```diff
+                bad.set(e0);
+                bad.set(e1);
+                bad.set(e2);
+                if constexpr (NW == 1) sat = ((xb ? colB : colA) & (yf ? rowF : (yb ? rowB : rowA)) & ~bad.w0) != 0;
+                else sat = rect_has_free(bad, x0, wx, y0, wy, S);
+            }
+            if (!none && !sat) live_lock(G);
+            todo = (none || !sat) ? 0ull : todo;
+            need_c = !is_key && !(MGX_GEN_SKIP & 32);
+            have_x = false;
+            xv = 0;
+            rej = 0;
+            choice = 0;
+            fresh = false;
+        }
         GSTAMP(G, 17);
-        if constexpr (NW <= 2) {
-            Bits<NW> bad = G.dn;
-            if (!is_key) { bad.w0 |= G.occ.w0; if (NW > 1) bad.w1 |= G.occ.w1; }
-            bad.set(ey0 * S + ex0);
-            if (ex1 >= 0) bad.set(ey1 * S + ex1);
-            if (ox >= 0) bad.set(oy * S + ox);
-            bool sat;
-            if constexpr (NW == 1) {
-                const uint64_t rows = reps & (((1ull << ((y1 + 1) * S)) - 1ull) & ~((1ull << (y0 * S)) - 1ull));
-                sat = ((rows * (uint64_t)(((1u << (x1 - x0 + 1)) - 1u) << x0)) & ~bad.w0) != 0;
+        if (todo) {
+            int x, y;
+            bool ok;
+            if constexpr (NW <= 2) {
+                ok = cell_pass(G, KX, KY, x0, y0, x, y, [&](int cx, int cy) { return bad.test(cy * S + cx); },
+                               [] { return true; }, KC, choice, need_c, have_x, xv, rej);
             } else {
-                sat = rect_has_free(G, x0, x1, y0, y1, !is_key, ex0, ey0, ex1, ey1, ox, oy);
+                const auto badc = [&](int cx, int cy) {
+                    const int b = cy * S + cx;
+                    return b == e0 || b == e1 || b == e2 || (objtask && occupied(G, b)) || next2door(G, cx, cy);
+                };
+                ok = cell_pass(G, KX, KY, x0, y0, x, y, badc, [&] {
+                    for (int xx = x0; xx < x0 + wx; xx++)
+                        for (int yy = y0; yy < y0 + wy; yy++)
+                            if (!badc(xx, yy)) return true;
+                    return false;
+                }, KC, choice, need_c, have_x, xv, rej);
             }
-            if (!sat) {
-                live_lock(G);
-                return;
+            GSTAMP(G, 18);
+            if (ok) {
+                const int slot = (int)__builtin_ctzll(todo);
+                const int r = slot >> 4, ph = slot & 15;
+                const bool is_key = ph < 2;
+                const uint32_t di = dinfo >> (8 * ((kspec >> (4 * r + 2 * (ph & 1))) & 3));
+                const int b = (MGX_GEN_SKIP & 32) ? __ffs(oc) - 1 : nth_set_bit(oc, choice);
+                oc &= is_key ? ~0u : ~(1u << b);
+                const int cname = is_key ? (int)(di & 7u) : b % 6;
+                const bool kib = is_key && ((di >> 4) & 1u);
+                const int t = is_key ? (kib ? T_BOX : T_KEY) : (b < 6 ? T_KEY : (b < 12 ? T_BALL : T_BOX));
+                put(G, x, y, mk_code(t, cn2idx(cname), kib ? 1 : 0));
+                add_obj(G, t, cname, x, y, is_key ? OBJ_KEYFLAG : 0u);
+                kx = ph == 0 ? x : kx;
+                ky = ph == 0 ? y : ky;
+                todo &= todo - 1;
+                fresh = true;
             }
-            draw_cell(G, kx_, ky_, x0, y0, x, y, [&](int cx, int cy) { return bad.test(cy * S + cx); },
-                      [] { return true; }, has_c, kc_, choice);
-            if (G.abort) return;
-        } else {
-            const auto bad = [&](int cx, int cy) {
-                return (cx == ex0 && cy == ey0) || (cx == ex1 && cy == ey1) || (cx == ox && cy == oy) ||
-                       (!is_key && occupied(G, cy * S + cx)) || next2door(G, cx, cy);
-            };
-            draw_cell(G, kx_, ky_, x0, y0, x, y, bad, [&] {
-                for (int xx = x0; xx <= x1; xx++)
-                    for (int yy = y0; yy <= y1; yy++)
-                        if (!bad(xx, yy)) return true;
-                return false;
-            }, has_c, kc_, choice);
-            if (G.abort) return;
-        }
-        if (!is_key) {
-            const int b = (MGX_GEN_SKIP & 32) ? __ffs(oc) - 1 : nth_set_bit(oc, choice);
-            oc &= ~(1u << b);
-            ot = MULTI_TYPES[b / 6];
-            cname = b % 6;
-        }
-        GSTAMP(G, 18);
-        const int cidx = cn2idx(cname);
-        const int t = is_key ? (kib ? T_BOX : T_KEY) : ot;
-        put(G, x, y, mk_code(t, cidx, (is_key && kib) ? 1 : 0));
-        add_obj(G, t, cname, x, y, is_key ? OBJ_KEYFLAG : 0u);
-        if (phase == 0) { kx = x; ky = y; }
-        todo &= todo - 1;
+            todo = G.abort ? 0ull : todo;
+        }
     }
     GSTAMP(G, 14);
 }
```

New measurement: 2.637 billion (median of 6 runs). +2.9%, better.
= = = = =
WHAT TO DO =>
The answer must be every line from the records above that contains "cidx".

ANSWER TO THIS PROBLEM =>
-        const int cidx = cn2idx(cname);
-        put(G, x, y, mk_code(t, cidx, (is_key && kib) ? 1 : 0));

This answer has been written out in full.